[Start of section]

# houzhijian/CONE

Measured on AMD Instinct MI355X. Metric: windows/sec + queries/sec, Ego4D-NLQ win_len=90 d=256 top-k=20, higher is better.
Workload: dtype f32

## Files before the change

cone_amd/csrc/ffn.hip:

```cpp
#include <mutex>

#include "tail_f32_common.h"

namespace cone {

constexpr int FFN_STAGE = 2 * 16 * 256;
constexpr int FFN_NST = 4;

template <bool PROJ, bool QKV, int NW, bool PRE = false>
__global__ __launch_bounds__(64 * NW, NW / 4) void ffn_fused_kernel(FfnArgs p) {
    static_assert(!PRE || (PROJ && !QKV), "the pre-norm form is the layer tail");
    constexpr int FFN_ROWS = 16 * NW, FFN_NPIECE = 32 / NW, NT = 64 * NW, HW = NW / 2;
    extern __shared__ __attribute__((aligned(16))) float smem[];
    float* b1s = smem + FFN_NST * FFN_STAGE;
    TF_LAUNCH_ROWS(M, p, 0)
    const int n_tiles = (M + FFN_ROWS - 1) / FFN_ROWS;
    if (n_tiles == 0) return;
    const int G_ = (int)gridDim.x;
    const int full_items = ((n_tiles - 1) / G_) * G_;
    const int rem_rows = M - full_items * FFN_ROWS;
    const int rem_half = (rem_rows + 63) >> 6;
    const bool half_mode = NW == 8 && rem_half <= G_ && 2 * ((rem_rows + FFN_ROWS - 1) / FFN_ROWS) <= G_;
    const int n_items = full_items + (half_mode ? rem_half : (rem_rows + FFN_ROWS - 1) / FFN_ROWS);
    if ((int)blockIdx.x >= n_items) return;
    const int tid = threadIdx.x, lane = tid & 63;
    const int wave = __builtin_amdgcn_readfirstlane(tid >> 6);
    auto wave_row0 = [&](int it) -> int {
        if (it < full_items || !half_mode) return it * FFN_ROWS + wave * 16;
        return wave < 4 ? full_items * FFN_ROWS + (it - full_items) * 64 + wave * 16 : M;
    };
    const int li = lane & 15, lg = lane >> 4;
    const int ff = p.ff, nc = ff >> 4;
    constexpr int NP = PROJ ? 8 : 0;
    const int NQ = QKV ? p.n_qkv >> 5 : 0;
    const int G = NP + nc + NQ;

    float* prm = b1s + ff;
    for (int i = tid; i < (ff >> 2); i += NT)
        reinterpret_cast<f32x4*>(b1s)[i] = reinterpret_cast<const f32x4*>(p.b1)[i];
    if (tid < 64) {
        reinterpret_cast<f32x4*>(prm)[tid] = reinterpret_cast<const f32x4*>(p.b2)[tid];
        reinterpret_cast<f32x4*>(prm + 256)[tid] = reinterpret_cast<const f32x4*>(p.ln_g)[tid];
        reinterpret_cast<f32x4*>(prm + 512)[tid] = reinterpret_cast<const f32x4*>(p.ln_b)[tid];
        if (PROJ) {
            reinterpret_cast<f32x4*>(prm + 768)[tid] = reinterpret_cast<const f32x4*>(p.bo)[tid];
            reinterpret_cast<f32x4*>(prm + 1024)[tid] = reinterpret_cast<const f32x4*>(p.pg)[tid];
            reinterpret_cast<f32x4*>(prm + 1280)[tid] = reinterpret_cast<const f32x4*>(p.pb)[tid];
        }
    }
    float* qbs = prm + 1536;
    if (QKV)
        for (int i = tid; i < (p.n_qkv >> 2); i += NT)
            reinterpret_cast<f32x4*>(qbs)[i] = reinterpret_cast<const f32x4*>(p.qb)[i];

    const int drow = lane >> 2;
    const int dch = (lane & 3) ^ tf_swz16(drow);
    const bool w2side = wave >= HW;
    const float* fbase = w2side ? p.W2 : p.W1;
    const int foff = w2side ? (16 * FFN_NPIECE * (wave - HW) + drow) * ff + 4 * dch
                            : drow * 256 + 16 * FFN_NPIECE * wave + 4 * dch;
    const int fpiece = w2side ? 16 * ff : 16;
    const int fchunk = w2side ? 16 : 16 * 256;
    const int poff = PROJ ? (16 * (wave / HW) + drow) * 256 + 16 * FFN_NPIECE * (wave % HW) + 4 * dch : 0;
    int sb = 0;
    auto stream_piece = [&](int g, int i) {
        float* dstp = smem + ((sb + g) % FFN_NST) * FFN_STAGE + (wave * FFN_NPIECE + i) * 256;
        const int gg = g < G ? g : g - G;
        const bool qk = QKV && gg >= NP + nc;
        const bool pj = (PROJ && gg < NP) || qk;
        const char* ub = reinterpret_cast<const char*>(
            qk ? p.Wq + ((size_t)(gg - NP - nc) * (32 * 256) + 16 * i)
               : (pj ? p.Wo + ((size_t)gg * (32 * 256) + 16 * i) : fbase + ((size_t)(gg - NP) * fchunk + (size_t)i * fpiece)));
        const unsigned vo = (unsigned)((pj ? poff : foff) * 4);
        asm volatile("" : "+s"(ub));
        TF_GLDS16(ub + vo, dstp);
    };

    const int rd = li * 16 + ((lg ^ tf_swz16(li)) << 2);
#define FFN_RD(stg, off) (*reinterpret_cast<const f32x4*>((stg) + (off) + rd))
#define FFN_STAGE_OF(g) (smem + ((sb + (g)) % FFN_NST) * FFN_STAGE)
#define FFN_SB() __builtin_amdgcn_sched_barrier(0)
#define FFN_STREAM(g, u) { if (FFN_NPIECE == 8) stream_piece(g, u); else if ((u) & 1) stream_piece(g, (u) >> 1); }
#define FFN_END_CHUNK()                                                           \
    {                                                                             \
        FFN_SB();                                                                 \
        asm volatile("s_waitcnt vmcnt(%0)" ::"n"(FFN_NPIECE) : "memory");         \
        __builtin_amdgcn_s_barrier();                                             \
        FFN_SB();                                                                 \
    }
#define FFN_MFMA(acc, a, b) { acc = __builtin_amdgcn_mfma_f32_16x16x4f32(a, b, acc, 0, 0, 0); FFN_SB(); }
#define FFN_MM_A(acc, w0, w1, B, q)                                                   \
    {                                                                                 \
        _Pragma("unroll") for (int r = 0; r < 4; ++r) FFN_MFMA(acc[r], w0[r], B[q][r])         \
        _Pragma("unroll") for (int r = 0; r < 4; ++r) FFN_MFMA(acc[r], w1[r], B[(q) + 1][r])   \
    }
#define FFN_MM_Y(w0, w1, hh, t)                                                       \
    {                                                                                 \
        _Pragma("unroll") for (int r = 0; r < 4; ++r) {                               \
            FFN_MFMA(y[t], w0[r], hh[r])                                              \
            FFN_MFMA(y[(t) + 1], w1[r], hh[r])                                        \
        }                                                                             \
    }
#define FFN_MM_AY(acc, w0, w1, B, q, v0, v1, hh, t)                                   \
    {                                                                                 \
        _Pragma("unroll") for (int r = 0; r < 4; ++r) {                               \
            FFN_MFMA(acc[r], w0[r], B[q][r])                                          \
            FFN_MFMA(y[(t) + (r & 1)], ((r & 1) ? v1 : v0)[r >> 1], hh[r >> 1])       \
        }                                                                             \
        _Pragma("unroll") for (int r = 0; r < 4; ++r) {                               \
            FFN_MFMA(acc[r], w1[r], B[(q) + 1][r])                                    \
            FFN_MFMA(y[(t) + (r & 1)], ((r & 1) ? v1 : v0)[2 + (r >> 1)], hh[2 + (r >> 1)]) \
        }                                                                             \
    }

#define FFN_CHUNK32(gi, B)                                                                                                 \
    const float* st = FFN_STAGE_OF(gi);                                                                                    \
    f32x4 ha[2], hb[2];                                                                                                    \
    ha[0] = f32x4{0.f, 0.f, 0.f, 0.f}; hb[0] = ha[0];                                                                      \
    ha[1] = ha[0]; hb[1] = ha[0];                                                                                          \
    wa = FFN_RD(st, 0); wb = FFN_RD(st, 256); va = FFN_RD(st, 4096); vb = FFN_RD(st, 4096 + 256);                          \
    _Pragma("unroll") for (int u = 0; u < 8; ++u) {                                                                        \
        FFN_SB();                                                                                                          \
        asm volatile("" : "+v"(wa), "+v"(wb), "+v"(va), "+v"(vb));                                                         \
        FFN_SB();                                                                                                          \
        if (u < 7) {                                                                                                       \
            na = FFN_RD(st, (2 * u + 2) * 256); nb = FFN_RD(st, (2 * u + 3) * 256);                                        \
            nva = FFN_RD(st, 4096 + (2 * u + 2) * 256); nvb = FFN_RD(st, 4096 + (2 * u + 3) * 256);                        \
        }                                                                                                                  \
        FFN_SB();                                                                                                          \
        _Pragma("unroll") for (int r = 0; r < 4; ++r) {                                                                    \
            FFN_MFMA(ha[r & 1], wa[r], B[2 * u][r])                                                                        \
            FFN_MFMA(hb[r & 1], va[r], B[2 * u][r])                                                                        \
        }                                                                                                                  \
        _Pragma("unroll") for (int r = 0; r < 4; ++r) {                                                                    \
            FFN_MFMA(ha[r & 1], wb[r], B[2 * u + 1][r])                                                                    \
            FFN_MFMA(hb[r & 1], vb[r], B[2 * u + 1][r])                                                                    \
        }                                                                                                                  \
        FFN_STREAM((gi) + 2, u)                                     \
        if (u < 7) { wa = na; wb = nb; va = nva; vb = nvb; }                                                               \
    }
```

[End of section]
[Start of section]

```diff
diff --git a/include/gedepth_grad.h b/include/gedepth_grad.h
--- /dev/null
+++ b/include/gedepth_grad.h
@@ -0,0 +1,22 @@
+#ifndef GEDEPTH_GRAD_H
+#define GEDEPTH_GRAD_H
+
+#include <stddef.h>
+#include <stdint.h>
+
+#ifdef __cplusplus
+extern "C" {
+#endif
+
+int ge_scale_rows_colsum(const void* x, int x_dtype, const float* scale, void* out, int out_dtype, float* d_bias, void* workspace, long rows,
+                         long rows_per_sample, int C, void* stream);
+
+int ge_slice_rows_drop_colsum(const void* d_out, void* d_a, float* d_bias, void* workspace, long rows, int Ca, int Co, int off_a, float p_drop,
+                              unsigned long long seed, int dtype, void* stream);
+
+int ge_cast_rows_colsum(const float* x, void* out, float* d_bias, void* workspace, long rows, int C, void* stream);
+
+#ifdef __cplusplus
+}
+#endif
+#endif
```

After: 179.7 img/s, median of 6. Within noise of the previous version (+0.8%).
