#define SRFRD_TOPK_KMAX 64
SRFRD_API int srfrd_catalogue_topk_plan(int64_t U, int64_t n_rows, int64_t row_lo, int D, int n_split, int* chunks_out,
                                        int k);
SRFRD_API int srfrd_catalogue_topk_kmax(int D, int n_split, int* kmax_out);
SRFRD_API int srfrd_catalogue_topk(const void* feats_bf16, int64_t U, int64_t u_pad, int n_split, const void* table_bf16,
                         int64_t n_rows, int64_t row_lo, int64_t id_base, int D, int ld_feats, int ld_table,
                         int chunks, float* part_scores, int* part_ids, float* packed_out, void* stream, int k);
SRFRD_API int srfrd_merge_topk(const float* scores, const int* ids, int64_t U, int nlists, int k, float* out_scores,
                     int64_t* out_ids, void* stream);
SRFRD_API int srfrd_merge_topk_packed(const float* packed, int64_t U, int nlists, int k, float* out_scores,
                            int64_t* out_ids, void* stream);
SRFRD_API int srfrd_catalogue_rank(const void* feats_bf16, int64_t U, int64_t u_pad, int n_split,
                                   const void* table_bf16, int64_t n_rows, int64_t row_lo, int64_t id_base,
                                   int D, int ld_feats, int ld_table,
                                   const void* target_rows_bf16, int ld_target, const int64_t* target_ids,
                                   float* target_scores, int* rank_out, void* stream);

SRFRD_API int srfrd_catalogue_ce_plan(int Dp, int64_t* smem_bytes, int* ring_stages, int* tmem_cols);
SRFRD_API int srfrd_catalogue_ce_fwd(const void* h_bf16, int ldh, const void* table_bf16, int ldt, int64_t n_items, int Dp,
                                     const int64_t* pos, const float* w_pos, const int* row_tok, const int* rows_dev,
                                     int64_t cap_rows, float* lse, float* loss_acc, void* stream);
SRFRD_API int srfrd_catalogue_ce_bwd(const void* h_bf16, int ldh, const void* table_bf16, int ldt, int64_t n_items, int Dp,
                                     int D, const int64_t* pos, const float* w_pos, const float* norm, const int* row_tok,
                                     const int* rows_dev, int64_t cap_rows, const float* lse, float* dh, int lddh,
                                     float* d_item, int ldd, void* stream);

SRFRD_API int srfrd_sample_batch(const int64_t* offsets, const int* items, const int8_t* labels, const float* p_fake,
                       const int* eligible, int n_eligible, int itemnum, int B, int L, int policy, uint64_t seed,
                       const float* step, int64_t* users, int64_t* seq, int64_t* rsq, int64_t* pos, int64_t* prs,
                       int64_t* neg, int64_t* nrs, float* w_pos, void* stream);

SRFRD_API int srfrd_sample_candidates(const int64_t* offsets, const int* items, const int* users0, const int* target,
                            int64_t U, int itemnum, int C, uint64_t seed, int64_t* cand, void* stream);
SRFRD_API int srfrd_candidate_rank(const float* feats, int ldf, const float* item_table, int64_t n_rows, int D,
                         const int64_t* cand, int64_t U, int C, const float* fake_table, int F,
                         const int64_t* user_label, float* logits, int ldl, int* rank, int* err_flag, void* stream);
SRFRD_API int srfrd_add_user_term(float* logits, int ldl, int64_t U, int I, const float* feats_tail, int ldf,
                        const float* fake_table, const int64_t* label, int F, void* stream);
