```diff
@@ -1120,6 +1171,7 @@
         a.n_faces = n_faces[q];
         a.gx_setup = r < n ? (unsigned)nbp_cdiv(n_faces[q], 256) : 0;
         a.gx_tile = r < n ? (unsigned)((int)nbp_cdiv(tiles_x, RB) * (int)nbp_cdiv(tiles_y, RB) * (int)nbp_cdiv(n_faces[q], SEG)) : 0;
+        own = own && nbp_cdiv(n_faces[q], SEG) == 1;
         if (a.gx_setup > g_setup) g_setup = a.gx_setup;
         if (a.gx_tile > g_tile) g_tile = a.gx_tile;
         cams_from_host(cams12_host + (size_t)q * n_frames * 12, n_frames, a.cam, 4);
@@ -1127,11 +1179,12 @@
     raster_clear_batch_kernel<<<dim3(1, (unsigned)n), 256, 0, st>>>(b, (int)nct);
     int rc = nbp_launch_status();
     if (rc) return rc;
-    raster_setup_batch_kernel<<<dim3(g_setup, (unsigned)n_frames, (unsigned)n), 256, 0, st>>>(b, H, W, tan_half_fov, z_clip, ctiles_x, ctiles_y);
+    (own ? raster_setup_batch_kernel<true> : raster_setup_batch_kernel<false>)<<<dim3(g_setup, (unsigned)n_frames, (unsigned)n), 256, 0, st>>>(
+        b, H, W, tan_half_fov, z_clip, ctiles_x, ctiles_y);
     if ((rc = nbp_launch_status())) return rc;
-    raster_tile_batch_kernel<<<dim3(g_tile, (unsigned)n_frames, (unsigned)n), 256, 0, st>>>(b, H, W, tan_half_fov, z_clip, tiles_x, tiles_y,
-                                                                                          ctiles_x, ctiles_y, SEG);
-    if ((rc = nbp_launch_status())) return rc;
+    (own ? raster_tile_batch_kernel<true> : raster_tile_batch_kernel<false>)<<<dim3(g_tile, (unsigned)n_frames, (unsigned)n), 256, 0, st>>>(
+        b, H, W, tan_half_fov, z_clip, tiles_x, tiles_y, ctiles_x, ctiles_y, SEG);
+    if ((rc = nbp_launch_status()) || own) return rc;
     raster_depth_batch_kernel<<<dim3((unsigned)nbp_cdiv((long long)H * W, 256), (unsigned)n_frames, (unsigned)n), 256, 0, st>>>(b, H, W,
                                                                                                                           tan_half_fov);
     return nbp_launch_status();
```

[End of section]

The exercise is to copy out every line above that has the word "define" in it.

*The completed task:*
#define FFN_RD(stg, off) (*reinterpret_cast<const f32x4*>((stg) + (off) + rd))
#define FFN_STAGE_OF(g) (smem + ((sb + (g)) % FFN_NST) * FFN_STAGE)
#define FFN_SB() __builtin_amdgcn_sched_barrier(0)
#define FFN_STREAM(g, u) { if (FFN_NPIECE == 8) stream_piece(g, u); else if ((u) & 1) stream_piece(g, (u) >> 1); }
#define FFN_END_CHUNK()                                                           \
#define FFN_MFMA(acc, a, b) { acc = __builtin_amdgcn_mfma_f32_16x16x4f32(a, b, acc, 0, 0, 0); FFN_SB(); }
#define FFN_MM_A(acc, w0, w1, B, q)                                                   \
#define FFN_MM_Y(w0, w1, hh, t)                                                       \
#define FFN_MM_AY(acc, w0, w1, B, q, v0, v1, hh, t)                                   \
#define FFN_CHUNK32(gi, B)                                                                                                 \
+#define GEDEPTH_GRAD_H
#define SRFRD_TOPK_KMAX 64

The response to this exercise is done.